Editor's note: Cape Girardeau resident Stratton Tingle is writing letters to the Southeast Missourian while spending a year as a missionary in Africa.
Here's a little story of what we did last Sabbath:
I met a zombie today. Her name is Emily, and she lives in Kafue, just about 10 miles from Riverside Farm. She's around 35 years old, has three children, and has been in the state of the living dead for the last year.
It all started when she came down with malaria about a year ago. Usually, she would take the medicine and get over it within a week, but this time, the headache, fever and vomiting wouldn't leave.
She struggled and struggled with it for three weeks before help came from some of the lifestyle/health students from the farm. The weeks of hydrotherapy treatment, diet change and garlic bombardment finally killed the parasites, but Emily was left a skeleton of her old self. This was the beginning of a general downturn in health for Emily that got worse by the day.
She had to quit work during that first bout with malaria, and she found that she couldn't go back because she was constantly sick. When she began to get a normal, everyday runny nose, it would turn into a full-blown sinus infection, and a simple cold would take her out for weeks. The lifestyle students see this much too often. When they asked where her husband was, she told them that he'd died of tuberculosis. People don't die from tuberculosis unless AIDS is involved.
So Emily did some research, and found that her husband was unfaithful throughout their marriage, and had to confront the fact that she probably has AIDS.
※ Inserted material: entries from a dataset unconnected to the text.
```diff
@@ -208,7 +240,18 @@
 #pragma unroll
                 for (int e = 0; e < 4; ++e) v[e] = v[e] > 0.f ? v[e] : v[e] * p.slope;
             }
-            if (valid) {
+            if (p.img != nullptr) {
+                if (gy < p.img_H && gx < p.img_W) {
+#pragma unroll
+                    for (int e = 0; e < 4; ++e) {
+                        if (c + e < p.img_C) {
+                            float q = __fmul_rn(v[e], p.img_range);
+                            asm volatile("" : "+v"(q));
+                            p.img[(((int64_t)b * p.img_C + (c + e)) * p.img_H + gy) * p.img_W + gx] = __fadd_rn(q, p.img_mean[c + e]);
+                        }
+                    }
+                }
+            } else if (valid) {
                 if (p.pool_partial != nullptr) {
 #pragma unroll
                     for (int e = 0; e < 4; ++e) psum[nt][e] += v[e];
@@ -267,7 +310,8 @@
     const size_t rowb = KC * 2 + 16;
     const size_t lds_in = (size_t)HALO_H * HALO_W * rowb;
     size_t lds = lds_in + 2 * (size_t)NT * 16 * rowb;
-    const size_t tile_b = (size_t)TH * TW * (NT * 32 + 32 + 16);
+    size_t tile_b = (size_t)TH * TW * (NT * 32 + 32 + 16);
+    if (shuffle_staged(p)) tile_b = (size_t)TH * TW * (NT * 32 + (NT * 16 / p.shuffle_cg) * 16);
     if (lds < tile_b) lds = tile_b;
     auto kfn = conv3x3_kernel<KC, NT>;
     hipError_t e = hipFuncSetAttribute((const void*)kfn, hipFuncAttributeMaxDynamicSharedMemorySize, (int)lds);
@@ -359,6 +403,16 @@
     if (p.pool_partial != nullptr && p.pool_stride < p.CoutP) return GRL_ERR_BAD_ARG;
     if (p.shuffle_r > 1 && (p.shuffle_cg <= 0 || (p.shuffle_cg % 4) || (p.CoutP % p.shuffle_cg))) return GRL_ERR_BAD_ARG;
     hipStream_t st = (hipStream_t)stream;
+    if (p.img != nullptr) {
+        if (p.out_dtype != GRL_DT_F32 || p.shuffle_r > 1 || p.resid != nullptr || p.act != 0 || p.pool_partial != nullptr || p.n_store > 0)
+            return GRL_ERR_BAD_ARG;
+        if (p.img_mean == nullptr || p.img_range == 0.0f || p.img_C <= 0 || p.img_C > p.CoutP || p.img_H <= 0 || p.img_H > p.H ||
+            p.img_W <= 0 || p.img_W > p.W)
+            return GRL_ERR_BAD_ARG;
+        GrlConvArgs q = p;
+        q.img_range = 1.0f / p.img_range;
+        return p.CinP % 64 == 0 ? launch_conv_nt<64>(q, st) : launch_conv_nt<32>(q, st);
+    }
     if (grl_conv192_supported(p)) return grl_conv192_launch(p, st);
     if (p.CinP % 64 == 0) return launch_conv_nt<64>(p, st);
     return launch_conv_nt<32>(p, st);
diff --git a/grl_image_restoration_amd/forward_infer.py b/grl_image_restoration_amd/forward_infer.py
--- a/grl_image_restoration_amd/forward_infer.py
+++ b/grl_image_restoration_amd/forward_infer.py
@@ -185,10 +185,15 @@
     return t.view(B, H, W, -1)[..., :C].permute(0, 3, 1, 2)
 
 
-def forward(model, x, plan: Plan):
+def forward(model, x, plan: Plan, image=None):
     B, _, H, W = x.shape
     s, oc = model.upscale, model.out_channels
     sp = plan.split
+
+    def last(y, h, w):
+        if image is None:
+            return _image(conv(y, *plan.last, B, h, w), B, h, w, oc)
+        return conv(y, *plan.last, B, h, w, image=(oc, image[0], image[1], image[2], model.img_range))
 
     def conv(*a, **kw):
         return ops.conv3x3(*a, x_split=sp, **kw)
@@ -203,7 +208,7 @@
         for wt, bs in plan.ups:
             y = conv(y, wt, bs, B, h, w, out_dtype=bf, shuffle_r=r, shuffle_cg=64)
             h, w = h * r, w * r
-        y = _image(conv(y, *plan.last, B, h, w), B, h, w, oc)
+        y = last(y, h, w)
     elif model.upsampler == "pixelshuffledirect":
         y = conv(body, *plan.upd, B, H, W, shuffle_r=s, shuffle_cg=plan.upd_cg)
         y = _image(y, B, H * s, W * s, oc)
@@ -216,7 +221,7 @@
         y = conv(up2(y, H, W), *plan.up1, B, 2 * H, 2 * W, act=2, slope=0.2, out_dtype=bf)
         y = conv(up2(y, 2 * H, 2 * W), *plan.up2, B, 4 * H, 4 * W, act=2, slope=0.2, out_dtype=bf)
         y = conv(y, *plan.hr, B, 4 * H, 4 * W, act=2, slope=0.2, out_dtype=bf)
-        y = _image(conv(y, *plan.last, B, 4 * H, 4 * W), B, 4 * H, 4 * W, oc)
+        y = last(y, 4 * H, 4 * W)
     else:
         y = _image(ops.conv3x3(body, *plan.last, B, H, W, x_split=plan.xs["last"]), B, H, W, oc)
         if model.in_channels == model.out_channels:
diff --git a/grl_image_restoration_amd/model.py b/grl_image_restoration_amd/model.py
--- a/grl_image_restoration_amd/model.py
+++ b/grl_image_restoration_amd/model.py
@@ -400,5 +400,8 @@
         x = (x - mean) * self.img_range
         if plan is None:
             plan = self._plan(tuple(x.shape[2:]), x.device)
+        if self.upsampler in ("pixelshuffle", "nearest+conv") and mean.numel() in (1, self.out_channels):
+            mvec = mean.reshape(-1).expand(self.out_channels).contiguous()
+            return forward_infer.forward(self, x, plan, image=(H0 * self.upscale, W0 * self.upscale, mvec))
         y = forward_infer.forward(self, x, plan) / self.img_range + mean
         return y[:, :, : H0 * self.upscale, : W0 * self.upscale].contiguous()
diff --git a/grl_image_restoration_amd/ops.py b/grl_image_restoration_amd/ops.py
--- a/grl_image_restoration_amd/ops.py
+++ b/grl_image_restoration_amd/ops.py
@@ -657,7 +657,8 @@
 def conv3x3(x: torch.Tensor, w: torch.Tensor, bias: torch.Tensor, B: int, H: int, W: int, *, act: int = 0,
             slope: float = 0.0, resid: Optional[torch.Tensor] = None, want_pool: bool = False,
             out_dtype=torch.float32, out: Optional[torch.Tensor] = None, shuffle_r: int = 0, shuffle_cg: int = 0,
-            x_split: int = 1, x_scale: float = 1.0, out_scale: float = 1.0, x_cols: int = 0, n_store: int = 0):
+            x_split: int = 1, x_scale: float = 1.0, out_scale: float = 1.0, x_cols: int = 0, n_store: int = 0,
+            image: Optional[tuple] = None):
     _dev_check(x, w, bias, resid, out)
     assert x.dim() == 2 and x.stride(1) == 1 and x.dtype in (torch.float32, GEMM_DTYPE)
     assert w.dtype == GEMM_DTYPE and w.is_contiguous() and w.dim() == 3 and w.shape[0] == 9
@@ -666,6 +667,23 @@
     assert x_split == 1 or x.dtype == torch.float32
     assert x_cols == 0 or (x.dtype == torch.float32 and x_split == 1 and x_cols % 4 == 0 and x.stride(0) % 4 == 0)
     assert n_store == 0 or (n_store % 4 == 0 and n_store <= CoutP and shuffle_r <= 1 and out_dtype == torch.float32 and not want_pool)
+    if image is not None:
+        iC, iH, iW, imean, irange = image
+        assert out_dtype == torch.float32 and act == 0 and resid is None and shuffle_r <= 1 and not want_pool and n_store == 0
+        assert CoutP <= 192 and 0 < iC <= CoutP and 0 < iH <= H and 0 < iW <= W and float(irange) != 0.0
+        assert imean.dtype == torch.float32 and imean.is_contiguous() and imean.numel() == iC and imean.device == x.device
+        img = out if out is not None else empty(B, iC, iH, iW, dtype=torch.float32, device=x.device)
+        assert img.shape == (B, iC, iH, iW) and img.dtype == torch.float32 and img.is_contiguous()
+        args = L.GrlConvArgs(
+            x=_ptr(x), x_dtype=_KIND[x.dtype], ldx=x.stride(0), w=_ptr(w), w_tap_stride=CoutP * CinP, bias=_ptr(bias),
+            B=B, H=H, W=W, CinP=CinP, CoutP=CoutP, x_split=x_split, x_scale=x_scale, out_scale=out_scale, act=0, slope=0.0,
+            resid=C.c_void_p(0), ldr=0, pool_partial=C.c_void_p(0), pool_stride=CoutP, out=C.c_void_p(0), out_dtype=L.DT_F32, ldo=CoutP,
+            shuffle_r=0, shuffle_cg=0, shuffle_ij0=0, x_cols=x_cols, n_store=0,
+            img=_ptr(img), img_C=iC, img_H=iH, img_W=iW, img_mean=_ptr(imean), img_range=float(irange),
+        )
+        with _timed(f"conv3x3 {CinP}->{CoutP} {H}x{W} image" if _PROFILE is not None else "conv3x3"):
+            L.launch("grl_conv3x3_fwd", args)
+        return img
     if shuffle_r > 1:
         rows, cols = B * H * W * shuffle_r * shuffle_r, shuffle_cg
     else:
diff --git a/include/grl_hip.h b/include/grl_hip.h
--- a/include/grl_hip.h
+++ b/include/grl_hip.h
@@ -8,7 +8,7 @@
 
 #define GRL_ERR_BAD_ARG (-1)
 #define GRL_ERR_UNSUPPORTED (-2)
-#define GRL_ABI_VERSION 45
+#define GRL_ABI_VERSION 46
 
 enum { GRL_DT_F32 = 0, GRL_DT_BF16 = 1, GRL_DT_F16 = 2 };
 
@@ -199,6 +199,11 @@
     int32_t shuffle_ij0;
     int32_t x_cols;
     int32_t n_store;
+    float* img;
+    int32_t img_C;
+    int32_t img_H, img_W;
+    const float* img_mean;
+    float img_range;
 } GrlConvArgs;
 
 int grl_conv3x3_fwd(void* stream, const GrlConvArgs* args);
```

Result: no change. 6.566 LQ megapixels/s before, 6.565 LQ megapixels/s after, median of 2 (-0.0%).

She resisted for months, denying the truth, but when she came down with malaria again, nobody expected her to live. In fact, the people at the hospital told her to "just go home and die, lady." She went home, and finally faced the facts. She was going to die. With help from the students, she got her life straight with God, and, for the first time in her life, gave herself to Jesus. She was finally ready to go. Someone wasn't ready for her, though, because she didn't go.
Miraculously, she got over that second bout with malaria.
By now, she was an invalid, but mentally the dark clouds of a death with no hope were rolling away, and the bright sun of God's love began to shine through. She talked freely about spiritual things, and asked forgiveness from each and every person that she'd ever wronged. Her two oldest children, boys of 11 and 15, served as her messengers and nurses. An open sore had begun to develop on the left side of her chest, and required constant attention from one of them, keeping it clean and applying charcoal poultices. As her mind and emotions began to heal, her health became a bit better and the wound began to heal up. During the month of March, when the lifestyle students were away, Emily contracted a cold, neglected to take care of the wound and stopped eating properly.
Her health plummeted at an alarming rate, and, when we went to see her today, she was basically dead. The wound made a hole that went straight through her body from her chest to her back, just below the left shoulder. Her right arm and leg were swollen to at least 10 times their normal size, while the rest of her body was nothing but bone. She was so dehydrated that when you pinched her skin, rather than snapping back, it stayed in the same place. Every movement was accompanied with excruciating pain that revealed itself through her grimacing facial expressions. It was all that I could do to keep my stomach down; I'd never witnessed pain and disease of that caliber before, and it made me sick.
She didn't say much to us as we sang some songs, presented the bananas, avocados and cornmeal to her, but she finally piped up at the very end of our visit. "I don't have an appetite for bananas now, but we will eat in heaven."
I don't know who will provide the money for her funeral. I don't know who will sell her house when she dies. I don't know where her children will go.
The only thing I know is that, one of the first things I'll do in heaven is get the lifestyle students, visit the banana patch where Emily will be waiting and have a party.